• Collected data

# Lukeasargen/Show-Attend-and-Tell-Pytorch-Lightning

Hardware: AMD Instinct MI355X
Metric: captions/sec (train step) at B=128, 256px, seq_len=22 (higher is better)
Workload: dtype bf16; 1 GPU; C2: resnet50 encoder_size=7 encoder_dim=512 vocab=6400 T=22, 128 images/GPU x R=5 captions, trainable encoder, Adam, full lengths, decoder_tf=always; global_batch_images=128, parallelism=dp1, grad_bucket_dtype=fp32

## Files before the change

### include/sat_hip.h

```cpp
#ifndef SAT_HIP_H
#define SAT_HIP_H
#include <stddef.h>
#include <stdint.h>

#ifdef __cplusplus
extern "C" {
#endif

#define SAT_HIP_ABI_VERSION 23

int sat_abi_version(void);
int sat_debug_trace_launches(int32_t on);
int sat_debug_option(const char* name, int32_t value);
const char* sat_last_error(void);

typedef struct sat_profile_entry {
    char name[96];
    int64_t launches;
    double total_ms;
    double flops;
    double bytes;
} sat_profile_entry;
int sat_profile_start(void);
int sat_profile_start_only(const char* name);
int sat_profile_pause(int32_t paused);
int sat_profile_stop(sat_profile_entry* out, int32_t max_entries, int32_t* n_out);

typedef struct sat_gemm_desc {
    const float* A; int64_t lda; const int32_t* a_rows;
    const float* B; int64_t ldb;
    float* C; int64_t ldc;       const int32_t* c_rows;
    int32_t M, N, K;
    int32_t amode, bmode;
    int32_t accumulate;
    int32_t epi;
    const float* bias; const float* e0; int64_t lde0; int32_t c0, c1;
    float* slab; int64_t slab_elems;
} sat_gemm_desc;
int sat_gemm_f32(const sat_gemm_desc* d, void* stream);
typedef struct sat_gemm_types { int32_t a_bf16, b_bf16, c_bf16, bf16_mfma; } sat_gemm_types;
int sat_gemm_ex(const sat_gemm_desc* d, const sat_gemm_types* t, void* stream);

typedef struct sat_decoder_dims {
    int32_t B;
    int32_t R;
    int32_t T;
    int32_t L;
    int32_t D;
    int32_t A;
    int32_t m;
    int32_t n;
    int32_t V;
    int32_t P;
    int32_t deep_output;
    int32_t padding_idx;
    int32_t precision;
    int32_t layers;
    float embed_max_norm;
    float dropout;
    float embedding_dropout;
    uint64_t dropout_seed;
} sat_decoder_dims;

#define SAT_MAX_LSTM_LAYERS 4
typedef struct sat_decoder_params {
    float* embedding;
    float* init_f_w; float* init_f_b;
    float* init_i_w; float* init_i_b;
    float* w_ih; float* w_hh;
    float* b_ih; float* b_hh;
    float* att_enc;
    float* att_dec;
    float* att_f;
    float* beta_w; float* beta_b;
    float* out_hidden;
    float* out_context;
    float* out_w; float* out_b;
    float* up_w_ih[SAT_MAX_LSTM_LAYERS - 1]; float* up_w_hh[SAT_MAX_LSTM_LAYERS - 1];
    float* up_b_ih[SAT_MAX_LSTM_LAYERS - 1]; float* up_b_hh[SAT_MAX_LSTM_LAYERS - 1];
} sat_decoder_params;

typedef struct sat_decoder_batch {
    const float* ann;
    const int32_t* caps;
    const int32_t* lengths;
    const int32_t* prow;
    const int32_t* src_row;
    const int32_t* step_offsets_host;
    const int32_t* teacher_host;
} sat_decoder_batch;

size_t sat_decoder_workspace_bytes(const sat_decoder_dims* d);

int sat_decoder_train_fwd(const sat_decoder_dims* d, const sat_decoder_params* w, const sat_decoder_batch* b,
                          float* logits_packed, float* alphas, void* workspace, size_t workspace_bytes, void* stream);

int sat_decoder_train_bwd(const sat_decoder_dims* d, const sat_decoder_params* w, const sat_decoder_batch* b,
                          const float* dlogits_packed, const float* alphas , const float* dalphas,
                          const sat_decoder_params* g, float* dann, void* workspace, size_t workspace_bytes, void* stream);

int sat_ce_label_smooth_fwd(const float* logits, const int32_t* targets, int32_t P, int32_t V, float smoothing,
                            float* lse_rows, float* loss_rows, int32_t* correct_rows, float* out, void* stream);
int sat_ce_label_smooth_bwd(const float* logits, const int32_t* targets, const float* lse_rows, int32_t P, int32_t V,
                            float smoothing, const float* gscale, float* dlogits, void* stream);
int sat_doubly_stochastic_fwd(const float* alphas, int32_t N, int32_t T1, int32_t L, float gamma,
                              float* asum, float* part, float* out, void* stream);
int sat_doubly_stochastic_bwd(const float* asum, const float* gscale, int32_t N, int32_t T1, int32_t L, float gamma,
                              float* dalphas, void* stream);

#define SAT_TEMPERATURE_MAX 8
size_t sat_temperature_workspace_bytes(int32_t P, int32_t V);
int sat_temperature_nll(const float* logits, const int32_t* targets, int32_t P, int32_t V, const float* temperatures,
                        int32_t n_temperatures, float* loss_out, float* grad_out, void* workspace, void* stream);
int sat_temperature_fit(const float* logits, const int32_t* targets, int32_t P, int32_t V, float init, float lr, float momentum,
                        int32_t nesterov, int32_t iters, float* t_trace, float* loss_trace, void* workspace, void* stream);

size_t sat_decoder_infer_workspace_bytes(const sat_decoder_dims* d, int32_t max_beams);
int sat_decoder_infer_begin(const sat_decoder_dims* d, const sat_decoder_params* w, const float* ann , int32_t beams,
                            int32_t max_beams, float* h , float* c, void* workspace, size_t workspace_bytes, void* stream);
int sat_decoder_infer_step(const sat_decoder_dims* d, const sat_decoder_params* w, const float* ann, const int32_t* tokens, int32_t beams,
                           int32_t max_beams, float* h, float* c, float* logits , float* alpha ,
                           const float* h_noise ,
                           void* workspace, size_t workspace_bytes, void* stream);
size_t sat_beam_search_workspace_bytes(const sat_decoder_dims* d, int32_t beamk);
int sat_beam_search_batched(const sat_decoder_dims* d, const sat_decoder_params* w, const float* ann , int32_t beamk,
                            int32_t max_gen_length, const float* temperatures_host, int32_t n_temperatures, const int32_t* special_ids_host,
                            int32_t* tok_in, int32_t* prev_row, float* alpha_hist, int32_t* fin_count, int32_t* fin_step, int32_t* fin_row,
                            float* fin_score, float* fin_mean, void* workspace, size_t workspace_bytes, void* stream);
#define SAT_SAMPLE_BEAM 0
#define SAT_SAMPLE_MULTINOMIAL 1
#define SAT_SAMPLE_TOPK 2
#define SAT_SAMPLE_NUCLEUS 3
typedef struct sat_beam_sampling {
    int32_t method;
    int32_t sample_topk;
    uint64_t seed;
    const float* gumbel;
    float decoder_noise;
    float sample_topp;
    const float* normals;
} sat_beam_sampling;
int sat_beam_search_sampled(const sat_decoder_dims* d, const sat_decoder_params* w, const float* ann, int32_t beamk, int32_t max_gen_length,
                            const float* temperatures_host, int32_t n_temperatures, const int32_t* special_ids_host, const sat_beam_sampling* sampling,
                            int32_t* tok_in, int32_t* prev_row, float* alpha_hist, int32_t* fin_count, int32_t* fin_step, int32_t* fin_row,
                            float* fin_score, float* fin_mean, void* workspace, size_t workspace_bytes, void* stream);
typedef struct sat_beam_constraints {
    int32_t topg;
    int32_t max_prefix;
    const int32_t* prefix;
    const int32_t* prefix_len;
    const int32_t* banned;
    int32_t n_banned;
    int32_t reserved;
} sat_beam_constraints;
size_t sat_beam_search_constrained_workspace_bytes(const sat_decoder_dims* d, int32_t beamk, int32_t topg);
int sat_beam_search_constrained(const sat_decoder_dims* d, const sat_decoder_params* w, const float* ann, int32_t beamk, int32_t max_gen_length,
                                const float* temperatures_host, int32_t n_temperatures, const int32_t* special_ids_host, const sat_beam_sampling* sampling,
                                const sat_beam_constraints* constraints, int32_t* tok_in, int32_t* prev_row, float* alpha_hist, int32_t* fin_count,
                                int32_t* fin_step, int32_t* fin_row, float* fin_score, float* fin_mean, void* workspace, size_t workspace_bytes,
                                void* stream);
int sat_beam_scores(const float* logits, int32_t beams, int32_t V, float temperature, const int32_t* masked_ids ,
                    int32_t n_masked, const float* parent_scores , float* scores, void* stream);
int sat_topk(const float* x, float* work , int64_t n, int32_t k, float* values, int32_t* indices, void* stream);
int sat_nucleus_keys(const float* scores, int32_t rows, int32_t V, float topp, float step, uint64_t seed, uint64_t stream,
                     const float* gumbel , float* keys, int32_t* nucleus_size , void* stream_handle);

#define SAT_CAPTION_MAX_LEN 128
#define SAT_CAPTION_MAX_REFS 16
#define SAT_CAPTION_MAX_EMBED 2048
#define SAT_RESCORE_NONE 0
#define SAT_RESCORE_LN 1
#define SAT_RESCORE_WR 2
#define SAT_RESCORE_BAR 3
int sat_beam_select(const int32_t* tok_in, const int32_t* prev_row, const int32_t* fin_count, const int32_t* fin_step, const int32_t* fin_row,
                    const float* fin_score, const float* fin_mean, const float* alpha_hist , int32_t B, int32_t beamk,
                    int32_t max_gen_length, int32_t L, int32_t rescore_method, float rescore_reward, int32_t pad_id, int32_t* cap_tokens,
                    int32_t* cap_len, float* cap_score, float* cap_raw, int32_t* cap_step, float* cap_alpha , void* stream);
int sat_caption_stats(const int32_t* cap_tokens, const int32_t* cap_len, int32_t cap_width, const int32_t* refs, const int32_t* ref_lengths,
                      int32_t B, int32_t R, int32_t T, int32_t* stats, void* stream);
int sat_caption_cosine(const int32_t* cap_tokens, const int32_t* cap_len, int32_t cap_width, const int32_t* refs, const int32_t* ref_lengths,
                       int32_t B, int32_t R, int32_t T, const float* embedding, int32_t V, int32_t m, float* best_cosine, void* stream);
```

* * *

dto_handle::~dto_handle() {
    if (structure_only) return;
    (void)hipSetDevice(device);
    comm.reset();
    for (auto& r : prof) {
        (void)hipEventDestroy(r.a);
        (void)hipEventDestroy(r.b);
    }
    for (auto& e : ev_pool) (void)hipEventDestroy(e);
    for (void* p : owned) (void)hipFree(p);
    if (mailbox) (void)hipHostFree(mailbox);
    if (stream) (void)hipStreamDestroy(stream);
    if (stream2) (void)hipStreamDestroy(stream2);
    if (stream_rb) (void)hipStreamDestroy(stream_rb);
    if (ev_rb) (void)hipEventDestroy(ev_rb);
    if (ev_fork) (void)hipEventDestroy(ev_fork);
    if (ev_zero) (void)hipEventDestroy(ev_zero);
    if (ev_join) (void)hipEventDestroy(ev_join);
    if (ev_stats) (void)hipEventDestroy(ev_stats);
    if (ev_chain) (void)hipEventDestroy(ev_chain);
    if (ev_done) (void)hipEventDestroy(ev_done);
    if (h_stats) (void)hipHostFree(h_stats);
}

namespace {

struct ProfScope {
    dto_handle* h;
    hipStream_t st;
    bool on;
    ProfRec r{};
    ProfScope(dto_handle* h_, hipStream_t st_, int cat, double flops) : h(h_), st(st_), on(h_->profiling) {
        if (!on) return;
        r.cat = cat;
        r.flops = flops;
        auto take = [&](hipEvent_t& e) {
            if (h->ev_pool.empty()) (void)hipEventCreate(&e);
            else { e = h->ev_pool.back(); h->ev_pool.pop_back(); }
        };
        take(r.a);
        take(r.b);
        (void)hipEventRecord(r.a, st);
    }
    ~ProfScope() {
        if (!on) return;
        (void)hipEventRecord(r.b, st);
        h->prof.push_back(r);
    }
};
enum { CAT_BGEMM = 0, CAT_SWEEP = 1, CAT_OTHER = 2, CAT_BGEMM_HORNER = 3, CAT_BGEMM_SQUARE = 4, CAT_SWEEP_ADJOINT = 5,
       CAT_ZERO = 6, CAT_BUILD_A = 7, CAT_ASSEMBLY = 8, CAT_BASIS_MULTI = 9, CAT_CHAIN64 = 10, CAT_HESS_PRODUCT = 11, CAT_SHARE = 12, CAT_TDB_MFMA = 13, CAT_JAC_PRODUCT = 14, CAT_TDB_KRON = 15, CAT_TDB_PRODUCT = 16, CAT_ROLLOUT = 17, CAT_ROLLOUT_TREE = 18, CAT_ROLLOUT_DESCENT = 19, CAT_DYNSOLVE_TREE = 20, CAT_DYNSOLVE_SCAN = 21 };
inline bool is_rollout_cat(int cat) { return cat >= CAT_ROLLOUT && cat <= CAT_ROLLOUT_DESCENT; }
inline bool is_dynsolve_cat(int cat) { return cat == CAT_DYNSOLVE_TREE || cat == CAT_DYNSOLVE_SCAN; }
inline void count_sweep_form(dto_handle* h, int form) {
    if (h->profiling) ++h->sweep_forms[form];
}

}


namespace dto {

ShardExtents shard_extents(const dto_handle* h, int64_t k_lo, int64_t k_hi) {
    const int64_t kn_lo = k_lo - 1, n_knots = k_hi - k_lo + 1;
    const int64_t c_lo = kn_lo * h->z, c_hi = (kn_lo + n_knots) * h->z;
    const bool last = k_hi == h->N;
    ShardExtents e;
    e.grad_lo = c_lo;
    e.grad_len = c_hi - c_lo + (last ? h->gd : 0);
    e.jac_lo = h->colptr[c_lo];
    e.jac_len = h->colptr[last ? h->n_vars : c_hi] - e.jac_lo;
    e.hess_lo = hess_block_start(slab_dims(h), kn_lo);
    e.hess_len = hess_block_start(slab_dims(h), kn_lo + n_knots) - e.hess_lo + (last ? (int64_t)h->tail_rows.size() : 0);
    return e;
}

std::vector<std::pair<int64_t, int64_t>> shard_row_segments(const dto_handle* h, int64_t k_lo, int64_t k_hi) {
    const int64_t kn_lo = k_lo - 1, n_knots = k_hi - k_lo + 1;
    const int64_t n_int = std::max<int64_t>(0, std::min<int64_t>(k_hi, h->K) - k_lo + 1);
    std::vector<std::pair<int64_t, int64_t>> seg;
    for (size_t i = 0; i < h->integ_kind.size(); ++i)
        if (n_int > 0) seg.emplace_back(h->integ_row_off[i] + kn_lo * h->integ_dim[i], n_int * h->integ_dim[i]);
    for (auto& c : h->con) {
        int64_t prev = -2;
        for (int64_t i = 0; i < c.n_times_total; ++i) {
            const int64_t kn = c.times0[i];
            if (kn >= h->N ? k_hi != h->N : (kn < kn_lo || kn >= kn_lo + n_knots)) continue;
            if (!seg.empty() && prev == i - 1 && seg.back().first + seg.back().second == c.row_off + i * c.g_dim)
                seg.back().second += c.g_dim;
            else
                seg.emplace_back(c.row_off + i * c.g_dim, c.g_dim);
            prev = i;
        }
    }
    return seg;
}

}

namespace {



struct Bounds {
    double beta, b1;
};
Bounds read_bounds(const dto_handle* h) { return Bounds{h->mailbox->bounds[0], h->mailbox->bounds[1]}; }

• About this exercise
Respond with a single number: the count of lines in the entries above that contain the string "hipHostFree".

• Exercise answer
2